淡淡丟下這句話,他將那顆翡翠轉了個個兒,遞向我。
我看到那面朝向我的翡翠上赫然一張人臉,雕琢得很清晰,幾乎能夠看出它微笑的表情,甚至連性別都能感覺得出來,那是一個眉開眼笑的女性。
而腦子里卻在被他這句莫名的話所困擾著——‘是我,卻也不是我。’
“什么意思……”遲疑了一下,我問。
他收回翡翠,臉上依舊那副笑得有些奇特的表情:“意思是,如果不是因為你,她也不會死,寶珠,”
“你說什么??”
“我死后,葉赫那拉那妖婦怕我冤魂作祟,因此用十二色異相翡翠依少林羅漢像打了十二尊翡翠小人,為的就是鎮住我的魂,守住我的魄,甚至不惜封入不動明王大天印。以致八旗殉道使白白犧牲,導致大清氣數全盡,亦連累同治爺同我一起受到挖墳剝尸之辱。之后,又因同梅瞎子祖上的淵源,掘空我墳的那三人之一——周氏,在其教唆下將我魂魄震攝在此宅里,那口深井里。”說著,冷冷一笑:“我想你也看到了,這滿宅子的經文,滿宅子的天禧貔貅八卦……每天每天,我在這地方受著它們時時刻刻給我帶來的煎熬,消散不去,脫離不開……唯有二十年前那個孩子在井口的出現讓我得到了片刻的殘喘,那個奇特的孩子,他能看到我,他的眼睛能夠讓我自由……”
說到這里,也不知有意無意,我發覺他朝我眼睛掃了一眼。
我心跳一陣急促。
“可他們卻把他眼睛挖了,”然后聽見他再道,聲音很干,沒了之前的笑意:“我唯一能得到一些殘喘的地方,他們把它挖了。
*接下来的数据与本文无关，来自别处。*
@@ -775,16 +796,102 @@
     }
   };
   auto put_t = [&](int p, const f32x4 (&d)[6]) __attribute__((always_inline)) {
-    float* o = lds + xw + p * 6 * G::XP * 8;
-    const f32x4 e42 = d[4] - d[2];
-    *(f32x4*)(o) = (4.f * d[0] - 5.f * d[2]) + d[4];
-    *(f32x4*)(o + G::XP * 8) = (d[3] + d[4]) - 4.f * (d[1] + d[2]);
-    *(f32x4*)(o + 2 * G::XP * 8) = 4.f * (d[1] - d[2]) - (d[3] - d[4]);
-    *(f32x4*)(o + 3 * G::XP * 8) = 2.f * (d[3] - d[1]) + e42;
-    *(f32x4*)(o + 4 * G::XP * 8) = 2.f * (d[1] - d[3]) + e42;
-    *(f32x4*)(o + 5 * G::XP * 8) = (4.f * d[1] - 5.f * d[3]) + d[5];
+    float* o = lds + xw + p * G::XSET;
+#pragma unroll
+    for (int q = 0; q < 6; ++q) *(f32x4*)(o + q * G::XP * 8) = xq_transform(q, d);
   };
 
+  if constexpr (PIPE) {
+  const bool stg = tid < G::XITEMS;
+  const bool ldw = __builtin_amdgcn_readfirstlane(wv * 64 < G::XITEMS);
+  auto load_xc = [&](int cb) __attribute__((always_inline)) {
+    const float* xp = a.x + (long)cb * a.x_plane + (xoff >= 0 ? xoff : 0);
+#pragma unroll
+    for (int z = 0; z < 2; ++z) {
+      const float* b = xp + z * zplane;
+      xr[z][0] = *(const f32x4*)(okl ? b - 8 : b);
+#pragma unroll
+      for (int c = 0; c < 4; ++c) xr[z][1 + c] = *(const f32x4*)(b + 8 * c);
+      xr[z][5] = *(const f32x4*)(okr ? b + 32 : b);
+    }
+  };
+  auto mask_x = [&](int z) __attribute__((always_inline)) {
+    xr[z][0] = okl ? xr[z][0] : zero4;
+#pragma unroll
+    for (int c = 0; c < 4; ++c) xr[z][1 + c] = xoff >= 0 ? xr[z][1 + c] : zero4;
+    xr[z][5] = okr ? xr[z][5] : zero4;
+#pragma unroll
+    for (int c = 0; c < 6; ++c) asm volatile("" : "+v"(xr[z][c]));
+  };
+  int xw4 = xw / 4;
+  asm volatile("" : "+v"(xw4));
+  auto put_q = [&](int q, const f32x4 (&d)[6], int set) __attribute__((always_inline)) {
+    ((f32x4*)lds)[xw4 + set * (G::XSET / 4) + q * G::XP * 2] = xq_transform(q, d);
+  };
+  constexpr int LOADTAP = G::KP > 3 ? G::KP - 1 : 2;
+  static_assert(LOADTAP < 9, "inside the product");
+
+#pragma unroll
+  for (int k = 0; k < G::KP; ++k) lds_dma_piece<4, 18, G::NW>(lw_lds, 0, 2 * G::WSLOT, k, wvu, wvo, wrs);
+  if (ldw) load_xc(0);
+  else {
+#pragma unroll
+    for (int c = 0; c < 12; ++c) xr[c / 6][c % 6] = zero4;
+  }
+  mask_x(0);
+  if (stg) {
+#pragma unroll
+    for (int q = 0; q < 6; ++q) put_q(q, xr[0], 0);
+  }
+  auto block = [&](int cb, auto more_c) __attribute__((always_inline)) {
+    constexpr bool more = decltype(more_c)::value;
+    __builtin_amdgcn_s_setprio(1);
+#pragma unroll
+    for (int i = 0; i < 3; ++i) {
+      const int n = cb * 3 + i, par = n & 1;
+      const int p = 2 - i;
+      const bool follows = i < 2 || more;
+      if (i == 2 && more && ldw) asm volatile("s_waitcnt vmcnt(12)" ::: "memory");
+      else asm volatile("s_waitcnt vmcnt(0)" ::: "memory");
+      __builtin_amdgcn_s_waitcnt(0xC07F);
+      __builtin_amdgcn_sched_barrier(0);
+      __builtin_amdgcn_s_barrier();
+      asm volatile("" ::: "memory");
+      __builtin_amdgcn_sched_barrier(0);
+      const float* lwc = lw + par * G::WSLOT + wb;
+      const int xbn = xb[0] + par * (G::XSET / 4);
+      const int nsrc = (i == 2 ? cb * 3 + 5 : cb * 3 + p - 1) * G::WSLOT;
+#pragma unroll
+      for (int ky = 0; ky < 3; ++ky) {
+#pragma unroll
+        for (int q = 0; q < 3; ++q) {
+          const int tap = ky * 3 + q;
+          const f32x4 wf = *(const f32x4*)(lwc + (ky * 6 + q) * G::WTAP);
+          const f32x4 xf = ((const f32x4*)lds)[xbn + xq_xtap<G>(q, ky) / 4];
+          if (follows) {
+            if (tap == 0 && i != 1) mask_x(i == 0 ? 1 : 0);
+            if (i == 1) {
+              if (tap == 0) {
+#pragma unroll
+                for (int c = 0; c < 6; ++c) xr[0][c] = xr[0][c] + xr[1][c];
+              }
+              if (tap < 3 && stg) { put_q(2 * tap, xr[0], par ^ 1); put_q(2 * tap + 1, xr[0], par ^ 1); }
+            } else if (tap < 6 && stg) {
+              put_q(tap, i == 0 ? xr[1] : xr[0], par ^ 1);
+            }
+            if (tap < G::KP) lds_dma_piece<4, 18, G::NW>(lw_lds, (par ^ 1) * G::WSLOT, nsrc, tap, wvu, wvo, wrs);
+            if (i == 1 && more && tap == LOADTAP && ldw) load_xc(cb + 1);
+          }
+#pragma unroll
+          for (int kk = 0; kk < 4; ++kk) acc[p][q] = __builtin_amdgcn_mfma_f32_32x32x2f32(wf[kk], xf[kk], acc[p][q], 0, 0, 0);
+        }
+      }
+    }
+    __builtin_amdgcn_s_setprio(0);
+  };
+  for (int cb = 0; cb + 1 < a.Cbi; ++cb) block(cb, std::true_type{});
+  block(a.Cbi - 1, std::false_type{});
+  } else {
   load_x(0);
 #pragma unroll
   for (int k = 0; k < G::KP; ++k) issue_piece(0, k);
@@ -835,6 +942,7 @@
   };
   for (int cb = 0; cb + 1 < a.Cbi; ++cb) stage(cb, std::true_type{});
   stage(a.Cbi - 1, std::false_type{});
+  }
 
   const int qhu = __builtin_amdgcn_readfirstlane(qh);
 #pragma unroll
@@ -1016,6 +1124,14 @@
   const long tiles = (form == CF_ZSKIP_UPS || form == CF_PAIR_UPS) ? 4L * ntile : ntile;
   const int variant = tile_variant ? tile_variant : (conv_fills_chip(ovox, tiles) ? 2 : 1);
   return variant == 2 ? 2 : 1;
+}
+
+static bool xquad_pipe_default(bool half, int tw) {
+  static const bool on = [] {
+    const char* v = getenv("TM_CONV_XQUAD_PIPE");
+    return !(v && atoi(v) == 0);
+  }();
+  return on && !half && tw == 16;
 }
 
 template <void (*KERN)(ConvArgs), class G, int BLOCK = 256>
@@ -1150,10 +1266,14 @@
       });
     case CF_XQUAD:
       a.ntile = (L.w.Cout + 31) / 32;
+      if (L.xquad_sched < -1 || L.xquad_sched > 1) return hipErrorInvalidValue;
       return with_tile_width<16>(S, [&](auto tw) {
         constexpr int TW = decltype(tw)::value;
-        return large ? launch_tiled<conv3d_xquad<0, TW>, XQGeo<0, TW>, 64 * XQGeo<0, TW>::NW>(a, 1, s)
-                     : launch_tiled<conv3d_xquad<1, TW>, XQGeo<1, TW>, 64 * XQGeo<1, TW>::NW>(a, 1, s);
+        if (L.xquad_sched < 0 ? xquad_pipe_default(!large, TW) : L.xquad_sched == 1)
+          return large ? launch_tiled<conv3d_xquad<0, TW, 1>, XQGeo<0, TW, 1>, 64 * XQGeo<0, TW, 1>::NW>(a, 1, s)
+                       : launch_tiled<conv3d_xquad<1, TW, 1>, XQGeo<1, TW, 1>, 64 * XQGeo<1, TW, 1>::NW>(a, 1, s);
+        return large ? launch_tiled<conv3d_xquad<0, TW, 0>, XQGeo<0, TW, 0>, 64 * XQGeo<0, TW, 0>::NW>(a, 1, s)
+                     : launch_tiled<conv3d_xquad<1, TW, 0>, XQGeo<1, TW, 0>, 64 * XQGeo<1, TW, 0>::NW>(a, 1, s);
       });
     default:
       return with_tile_width<16>(S, [&](auto tw) {
@@ -1203,29 +1323,39 @@
   }
   return 0;
 }
-template <int HALF, int TW>
-static int xquad_frag_addrs(int what, int wv, int p, int ky, int q, int* out) {
-  using G = XQGeo<HALF, TW>;
+template <int HALF, int TW, int PIPE>
+static int xquad_frag_addrs(int what, int wv, int p, int ky, int q, int set, int* out) {
+  using G = XQGeo<HALF, TW, PIPE>;
   if (wv >= G::NW || p < 0 || p > 2 || q < 0 || q >= (what == 2 ? 6 : 3) || ky < 0 || ky > (what == 2 ? 0 : 2)) return -1;
+  if (set < 0 || set >= G::NSET) return -1;
   const int gt = wv >> 1, qh = wv & 1;
   for (int lane = 0; lane < 64; ++lane) {
     const int i32 = lane & 31, h = lane >> 5, tid = wv * 64 + lane;
     int a = -1;
     if (what == 0) a = 3 * qh * G::WTAP + conv_frag_off(i32, h, 32) + (ky * 6 + q) * G::WTAP;
     else if (what == 1)
-      a = 2 * G::WSLOT + (p * 6 + 3 * qh) * G::XP * 8 +
-          conv_lane_of<G::TR, G::GW, G::HR * G::GW, G::GW, G::XP>(gt * 32 + xq_lane_group(TW, i32), h, 0, 0).xb + xq_xtap<G>(q, ky);
+      a = 2 * G::WSLOT + xq_xtap<G>(q, ky) +
+          xq_xfrag<G>(set, qh, conv_lane_of<G::TR, G::GW, G::HR * G::GW, G::GW, G::XP>(gt * 32 + xq_lane_group(TW, i32), h, 0, 0).xb);
     else if (tid < G::XITEMS)
-      a = 2 * G::WSLOT + conv_frag_off(conv_stage_row(tid), conv_stage_half(tid), G::XP) + (p * 6 + q) * G::XP * 8;
+      a = 2 * G::WSLOT + xq_xstage<G>(set, q, tid);
     out[lane] = a < 0 ? -1 : a * 4;
   }
   return 0;
 }
+int conv_xquad_lds_bytes(int half, int tw, int sched) {
+  if (half < 0 || half > 1 || (tw != 8 && tw != 16) || sched < 0 || sched > 1) return -1;
+  if (sched) return half ? (tw == 8 ? XQGeo<1, 8, 1>::LDS_BYTES : XQGeo<1, 16, 1>::LDS_BYTES) : (tw == 8 ? XQGeo<0, 8, 1>::LDS_BYTES : XQGeo<0, 16, 1>::LDS_BYTES);
+  return half ? (tw == 8 ? XQGeo<1, 8, 0>::LDS_BYTES : XQGeo<1, 16, 0>::LDS_BYTES) : (tw == 8 ? XQGeo<0, 8, 0>::LDS_BYTES : XQGeo<0, 16, 0>::LDS_BYTES);
+}
 int conv_frag_addrs(int kernel, int half, int tw, int what, int wv, int p, int ky, int kx, int sub, int* out) {
-  if (!out || kernel < 0 || kernel > 4 || kernel == 3 || half < 0 || half > 1 || what < 0 || what > 2 || wv < 0 || wv > (kernel == 4 ? 7 : 3)) return -1;
-  if (kernel == 4 && tw == 8) return half ? xquad_frag_addrs<1, 8>(what, wv, p, ky, kx, out) : xquad_frag_addrs<0, 8>(what, wv, p, ky, kx, out);
-  if (kernel == 4 && tw == 16) return half ? xquad_frag_addrs<1, 16>(what, wv, p, ky, kx, out) : xquad_frag_addrs<0, 16>(what, wv, p, ky, kx, out);
-  if (kernel == 4) return -1;
+  const bool xq = kernel == 4 || kernel == 5;
+  if (!out || kernel < 0 || kernel > 5 || kernel == 3 || half < 0 || half > 1 || what < 0 || what > 2 || wv < 0 || wv > (xq ? 7 : 3)) return -1;
+  if (kernel == 4 && tw == 8) return half ? xquad_frag_addrs<1, 8, 0>(what, wv, p, ky, kx, p, out) : xquad_frag_addrs<0, 8, 0>(what, wv, p, ky, kx, p, out);
+  if (kernel == 4 && tw == 16) return half ? xquad_frag_addrs<1, 16, 0>(what, wv, p, ky, kx, p, out) : xquad_frag_addrs<0, 16, 0>(what, wv, p, ky, kx, p, out);
+  if (kernel == 5 && what == 0 && sub != 0) return -1;
+  if (kernel == 5 && tw == 8) return half ? xquad_frag_addrs<1, 8, 1>(what, wv, p, ky, kx, sub, out) : xquad_frag_addrs<0, 8, 1>(what, wv, p, ky, kx, sub, out);
+  if (kernel == 5 && tw == 16) return half ? xquad_frag_addrs<1, 16, 1>(what, wv, p, ky, kx, sub, out) : xquad_frag_addrs<0, 16, 1>(what, wv, p, ky, kx, sub, out);
+  if (xq) return -1;
 #define TM_FRAG(H, T)                                                                                              \
   if (half == H && tw == T) {                                                                                      \
     if (kernel == 0) return zpair_frag_addrs<ZPGeo<H, T>, H, T, false>(what, wv, p, ky, kx, sub, out);              \
diff --git a/tera-mind_amd/csrc/tm_ops.hip b/tera-mind_amd/csrc/tm_ops.hip
--- a/tera-mind_amd/csrc/tm_ops.hip
+++ b/tera-mind_amd/csrc/tm_ops.hip
@@ -270,28 +270,40 @@
     return fail(TM_ERR_ARG, "the x-quad form is switched off (TM_CONV_XQUAD=0)");
   return TM_OK;
 }
-extern "C" int tm_op_conv_xquad_f32(const void* x_cb8, const void* w_host, const void* bias_host, void* y_cb8, const void* res_cb8,
-                                    int res_half, int N, int Cin, int Cout, int Z, int S, int tile_variant, void* stream) {
+static int xquad_op(const void* x_cb8, const void* w_host, const void* bias_host, void* y_cb8, const void* res_cb8, int res_half, int N,
+                    int Cin, int Cout, int Z, int S, int tile_variant, int sched, void* stream) {
   if (const int rc = xquad_args(x_cb8, w_host, bias_host, y_cb8, N, Cin, Cout, Z, S, tile_variant)) return rc;
   if (res_half && !res_cb8) return fail(TM_ERR_ARG, "res_half needs a residual");
   ConvOp op;
   if (const int rc = conv_op(op, CF_XQUAD, w_host, bias_host, x_cb8, y_cb8, N, Cin, Cout, Z, S, Z, S, ZM_PAD1, tile_variant, res_cb8,
                              res_half))
     return rc;
+  op.L.xquad_sched = sched;
   const int rc = finish((hipStream_t)stream, launch_conv_mfma(op.L, (hipStream_t)stream), "conv_xquad (fp32)");
   return rc ? rc : conv_tile(CF_XQUAD, (long)N * Z * S * S, op.L.w.ntile, S, tile_variant);
 }
-
-extern "C" int tm_op_conv_pad1_time_f32(const void* x_cb8, const void* w_host, const void* bias_host, void* y_cb8, int N, int Cin,
-                                        int Cout, int S, int form, int tile_variant, int iters, float* ms_out, void* stream) {
+extern "C" int tm_op_conv_xquad_f32(const void* x_cb8, const void* w_host, const void* bias_host, void* y_cb8, const void* res_cb8,
+                                    int res_half, int N, int Cin, int Cout, int Z, int S, int tile_variant, void* stream) {
+  return xquad_op(x_cb8, w_host, bias_host, y_cb8, res_cb8, res_half, N, Cin, Cout, Z, S, tile_variant, -1, stream);
+}
+extern "C" int tm_op_conv_xquad_sched_f32(const void* x_cb8, const void* w_host, const void* bias_host, void* y_cb8, const void* res_cb8,
+                                          int res_half, int N, int Cin, int Cout, int Z, int S, int tile_variant, int sched, void* stream) {
+  if (sched != 0 && sched != 1) return fail(TM_ERR_ARG, "sched must be 0 (four barriers) or 1 (pipelined) (got %d)", sched);
+  return xquad_op(x_cb8, w_host, bias_host, y_cb8, res_cb8, res_half, N, Cin, Cout, Z, S, tile_variant, sched, stream);
+}
+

那刻我仿佛又感覺到他們用刀子刨開我身體時那種支離破碎的痛,縱然我已經死了……可是我還是會痛……你說這是為什么,寶珠……”
再次望向我,我僵硬地搖了搖頭。
他笑,笑得嫣然:“所幸天道循環,報應不爽,梅瞎子千算萬算,沒算出你來,而我千等萬等,才等到有你出現,替我把帶著雄玉章青的梅家后人除去。”
“……這跟我有什么關系??”聽他這么說我有些忘形地脫口而出。。
沒回答,沈東忽然低下頭,把手指伸進那尸體的嘴里輕輕一挖,將那顆翡翠挖了出來:“雄為煞,雌為渡。梅瞎子算到周某人會有這一日,他以為用這種方法,可以讓周某人死后魂魄直接歸天。呵,有什么用呢,不過亡羊補牢罷了,”說著,把翡翠丟到一邊,手伸向了那條被子。“更可笑的是,周某人行事太過謹慎,不單取了從翡翠小人上脫落下來的雌胎含在嘴里,還效仿我的殉葬,用這十二只異相翡翠生生的把自己困在了這里。”
話音落,手用力一掀,那床被子嘩的聲被他抖落到地上。隨即袒露出被子下那具尸體,一身黑絲棉的壽衣壽褲,令這具脫水的尸體看起來更加干癟,仿佛裹在一只精致絲棉套子的枯木,邊上一圈同它一樣枯木般的木偶,整整齊齊排列著,仿佛插在它身體周圍一圈木頭釘子。
“釘子”一共十只,剩下兩只斜在角落里,桃木外殼裂了,里頭的東西不知去向,只,其中的一只樣子有些古怪。別的木偶臉都朝前,它的臉卻是朝后的,仿佛不小心擰了個個兒,又因為身體斷裂,顯得格外的詭異。
“呵呵……那個時候,我就在這地方看著他。看他魂魄被困,被攝,那種曾經附加在我身上的種種痛楚……他以為一死,就可了結了么……”說到這里,忽然身子一轉,沈東拿起那只歪頭的木偶殼,慢慢朝我走了過來:
木頭的娃娃光著腦袋
搖啊搖啊什么也看不見
你拍一下我拍一下娃娃出來
最慢的一個娃娃在這兒……
嘴里輕輕哼著這首童謠般的歌,我聽得一個激靈。下意識后退,卻不知究竟該繼續往哪里退。他因此笑了,男人的臉,二十來歲少婦矜持的笑:“我知你和他們不一樣,現在,把不動明王大天印還我。”
“但這是我的。”不知怎的這句話從我嘴里脫口而出,瞬間,我見到他臉色迅速沉了下來:
“你們這些人,貪欲都是一樣的。”冷冷看著我,他道。
“這本來就是我的。”而我竟然仍舊好死不死地在同他爭辯。
“還給我!”不再多說,他手一伸一把朝我手腕抓了過來,眼看著就要碰到我手了,我迅速抓起邊上箱子里那把青銅的壺,用力朝他丟了過去。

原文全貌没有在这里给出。